How can we get more from our router?????? My answer is to learn how to use the template guides more effectively.
I have and I have been able to produce projects that are considered to be unable to produce.
Tom


----------



## Chems (15 Jul 2010)

By template guide do you mean guide bush, as I use mine all the time, in table and out they are very useful.


----------



## Templatetom (15 Jul 2010)

Chems":yzxjg53q said:


> By template guide do you mean guide bush, as I use mine all the time, in table and out they are very useful.



Chem
I certainly do mean template guide/Guide bush, but it is how they are used and what they are used for. As you can see in my gallery there are a number of of projects where the guides are used in the hand held position and not in the router table. I would be interested in what you produce with the aid of the guides
Tom


----------



## aesmith (15 Jul 2010)

I think I've only twice used a guide bush once with my little Elu, once for mortices in some framework, and once for hinges.


----------



## Dibs-h (15 Jul 2010)

aesmith":2f0psge7 said:


> I think I've only twice used a guide bush once with my little Elu, once for mortices in some framework, and once for hinges.



When using a staircase jig (home made) to cut the "slots" in the stringers and the last time was when using a kitchen worktop jig.

Each time was hand held - never in a router table. But if anyone has - would love to hear of how\when\what for\etc.?


----------



## RussianRouter (15 Jul 2010)

The only time I use guide bushes in the table is when routing dovetails/finger slots as its more easier to do than plunge routing.


----------



## RussianRouter (15 Jul 2010)

> As you can see in my gallery



Where's that then?


----------



## Chems (15 Jul 2010)

I use the guides for doing dovetail on the leigh, and also following a template when I don't want to have to go to full depth with a bearing guide bit like you can. 

The first one I did with template hand held, then I hogged the rest out with a guide bush in the table.


----------



## Templatetom (16 Jul 2010)

RussianRouter":1866p1sc said:


> > As you can see in my gallery
> 
> 
> 
> Where's that then?



Sorry George mixed up with another site but you will see some of my work here
http://routingwithtomodonnell.yolasite.com/

Tom


----------



## RussianRouter (16 Jul 2010)

Hi Tom

Sorry but I can show you an universal template guide for doing square picture frames or cutting squares out in different sizes using the same template all the time.

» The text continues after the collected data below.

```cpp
cudaError_t launch_add_s16(const int16_t *a, const int16_t *b, int16_t *out, uint64_t n, int64_t s1, int64_t s2,
                           int64_t so, int shift, cudaStream_t stream);
cudaError_t launch_mulc_s16(const int16_t *a, int16_t *out, uint64_t n, int16_t c, int64_t si, int64_t so,
                            cudaStream_t stream);

cudaError_t launch_checksum(const uint32_t *words, uint64_t n, unsigned long long *sum_dev, cudaStream_t stream);
cudaError_t run_tile_probe(double *tflops);
cudaError_t run_fma_probe(double *tflops, double *clock_mhz, double *tflops_scalar, double *tflops_packed);

}
```

esp-audio-libs_b200/csrc/resample_device.cuh:

```cuda
#pragma once
#include <cuda.h>
#include <cuda_runtime.h>
#include <stdint.h>

#include "common.hpp"
#include "kernels.hpp"

namespace espb {
namespace {

constexpr int NB = kOutputsPerBlock;
constexpr int SGN = kSeriesPerRow;
constexpr uint32_t kPassDone = 1u << 9, kHistory = 1u << 10;
constexpr int RG = 4;

__device__ __forceinline__ uint32_t smem_u32(const void *p) { return (uint32_t) __cvta_generic_to_shared(p); }

__device__ __forceinline__ void mbar_init(uint64_t *bar, int count) {
  asm volatile("mbarrier.init.shared::cta.b64 [%0], %1;\n" ::"r"(smem_u32(bar)), "r"(count) : "memory");
}
__device__ __forceinline__ void mbar_expect_tx(uint64_t *bar, uint32_t bytes) {
  asm volatile("mbarrier.arrive.expect_tx.shared::cta.b64 _, [%0], %1;\n" ::"r"(smem_u32(bar)), "r"(bytes)
               : "memory");
}
__device__ __forceinline__ void mbar_wait(uint64_t *bar, uint32_t parity) {
  const uint32_t a = smem_u32(bar);
  asm volatile(
      "{\n"
      ".reg .pred p;\n"
      "WAIT_%=:\n"
      "mbarrier.try_wait.parity.shared::cta.b64 p, [%0], %1;\n"
      "@p bra DONE_%=;\n"
      "bra WAIT_%=;\n"
      "DONE_%=:\n"
      "}\n" ::"r"(a),
      "r"(parity)
      : "memory");
}
__device__ __forceinline__ void tma_bulk_g2s(void *dst_smem, const void *src, uint32_t bytes, uint64_t *bar) {
  asm volatile("cp.async.bulk.shared::cluster.global.mbarrier::complete_tx::bytes [%0], [%1], %2, [%3];\n" ::"r"(
                   smem_u32(dst_smem)),
               "l"(src), "r"(bytes), "r"(smem_u32(bar))
               : "memory");
}

__device__ __forceinline__ void tma_tensor2d_g2s(void *dst_smem, const CUtensorMap *map, int c0, int c1, uint64_t *bar) {
  asm volatile(
      "cp.async.bulk.tensor.2d.shared::cluster.global.tile.mbarrier::complete_tx::bytes [%0], [%1, {%2, %3}], [%4];\n" ::"r"(
          smem_u32(dst_smem)),
      "l"(map), "r"(c0), "r"(c1), "r"(smem_u32(bar))
      : "memory");
}

__device__ __forceinline__ void cp_async_16(void *dst_smem, const void *src) {
  asm volatile("cp.async.ca.shared.global [%0], [%1], 16;\n" ::"r"(smem_u32(dst_smem)), "l"(src) : "memory");
}
__device__ __forceinline__ void cp_async_wait_all() { asm volatile("cp.async.wait_all;\n" ::: "memory"); }

struct SwzTile {
  float *p;
  __device__ __forceinline__ static int unit(int row, int u) { return u ^ (((row >> 2) ^ ((row & 3) << 3)) & 31); }
  __device__ __forceinline__ float &at(int row, int col) const {
    return p[row * kSeriesPerRow + (unit(row, col >> 2) << 2) + (col & 3)];
  }
  __device__ __forceinline__ float4 &vec(int row, int u) const {
    return *reinterpret_cast<float4 *>(p + row * kSeriesPerRow + (unit(row, u) << 2));
  }
};

__device__ __forceinline__ int ld_acquire_gpu(const int *p) {
  int v;
  asm volatile("ld.acquire.gpu.global.s32 %0, [%1];\n" : "=r"(v) : "l"(p) : "memory");
  return v;
}
__device__ __forceinline__ void fence_proxy_async() { asm volatile("fence.proxy.async;\n" ::: "memory"); }
__device__ __forceinline__ void grid_launch_dependents() { asm volatile("griddepcontrol.launch_dependents;\n" ::: "memory"); }

__device__ __forceinline__ uint64_t l2_policy_evict_first() {
  uint64_t pol;
  asm volatile("createpolicy.fractional.L2::evict_first.b64 %0, 1.0;\n" : "=l"(pol));
  return pol;
}
__device__ __forceinline__ uint64_t l2_policy_evict_last() {
  uint64_t pol;
  asm volatile("createpolicy.fractional.L2::evict_last.b64 %0, 1.0;\n" : "=l"(pol));
  return pol;
}
__device__ __forceinline__ float4 ld_global_hint(const float4 *p, uint64_t pol) {
  float4 v;
  asm volatile("ld.global.nc.L1::no_allocate.L2::cache_hint.v4.f32 {%0, %1, %2, %3}, [%4], %5;\n"
               : "=f"(v.x), "=f"(v.y), "=f"(v.z), "=f"(v.w)
               : "l"(p), "l"(pol));
  return v;
}
__device__ __forceinline__ void st_global_hint(float4 *p, float4 v, uint64_t pol) {
  asm volatile("st.global.L2::cache_hint.v4.f32 [%0], {%1, %2, %3, %4}, %5;\n" ::"l"(p), "f"(v.x), "f"(v.y), "f"(v.z),
               "f"(v.w), "l"(pol)
               : "memory");
}
__device__ __forceinline__ void tma_bulk_g2s_hint(void *dst_smem, const void *src, uint32_t bytes, uint64_t *bar,
                                                  uint64_t pol) {
  asm volatile(
      "cp.async.bulk.shared::cluster.global.mbarrier::complete_tx::bytes.L2::cache_hint [%0], [%1], %2, [%3], %4;\n" ::"r"(
          smem_u32(dst_smem)),
      "l"(src), "r"(bytes), "r"(smem_u32(bar)), "l"(pol)
      : "memory");
}

__device__ __forceinline__ int smem_arrive(int *counter) {
  int old;
  asm volatile("atom.relaxed.cta.shared::cta.add.s32 %0, [%1], 1;\n" : "=r"(old) : "r"(smem_u32(counter)) : "memory");
  return old;
}

__device__ __forceinline__ float2 fma2(float2 g, float x, float2 acc) {
  return __ffma2_rn(g, make_float2(x, x), acc);
}

template <bool EXACT>
__device__ __forceinline__ float mac(float g, float x, float acc) {
  if (EXACT)
    return __fadd_rn(acc, __fmul_rn(g, x));
  return __fmaf_rn(g, x, acc);
}

}
}
```

esp-audio-libs_b200/csrc/resample_direct_kernel.cu:

```cuda
#include <cuda.h>
#include <cuda_runtime.h>
#include <stdint.h>
#include <stdio.h>
#include <stdlib.h>

#include "common.hpp"
#include "kernels.hpp"
#include "resample_device.cuh"

namespace espb {
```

You do suprise me as to not having made one of these up?


----------



## Templatetom (16 Jul 2010)

RussianRouter":1q6lsppa said:


> Hi Tom
> 
> Sorry but I can show you an universal template guide for doing square picture frames or cutting squares out in different sizes using the same template all the time.
> 
> You do suprise me as to not having made one of these up?



Most of my work involving the guides is not built round making square picture frames of different sizes. I have made a number of square frame making a simple template to fit into my Jig holder. I am sure you must be referring to the adjustable frame I have seen produced by Incra (I think). To date I have never purchased any Jigs or templates as I have always produced my own. Making my own I can do what I want to do and not left to do what the purchased jig will allow me to do. I can add my own variations depending what I am producing. The Rectangular frames I introduced as an introduction to the use of template guides where the material was inserted into the jig holder and was not removed until I was ready to rout the external edge, and even that was possible to be completed with the addition of a 'Plug' then I could rout the external edge. Though it would not allow me to have sharp external corners, so I ended up completing the edges either in the router table or on the New overhead routing system I have developed which is much quicker and also much safer.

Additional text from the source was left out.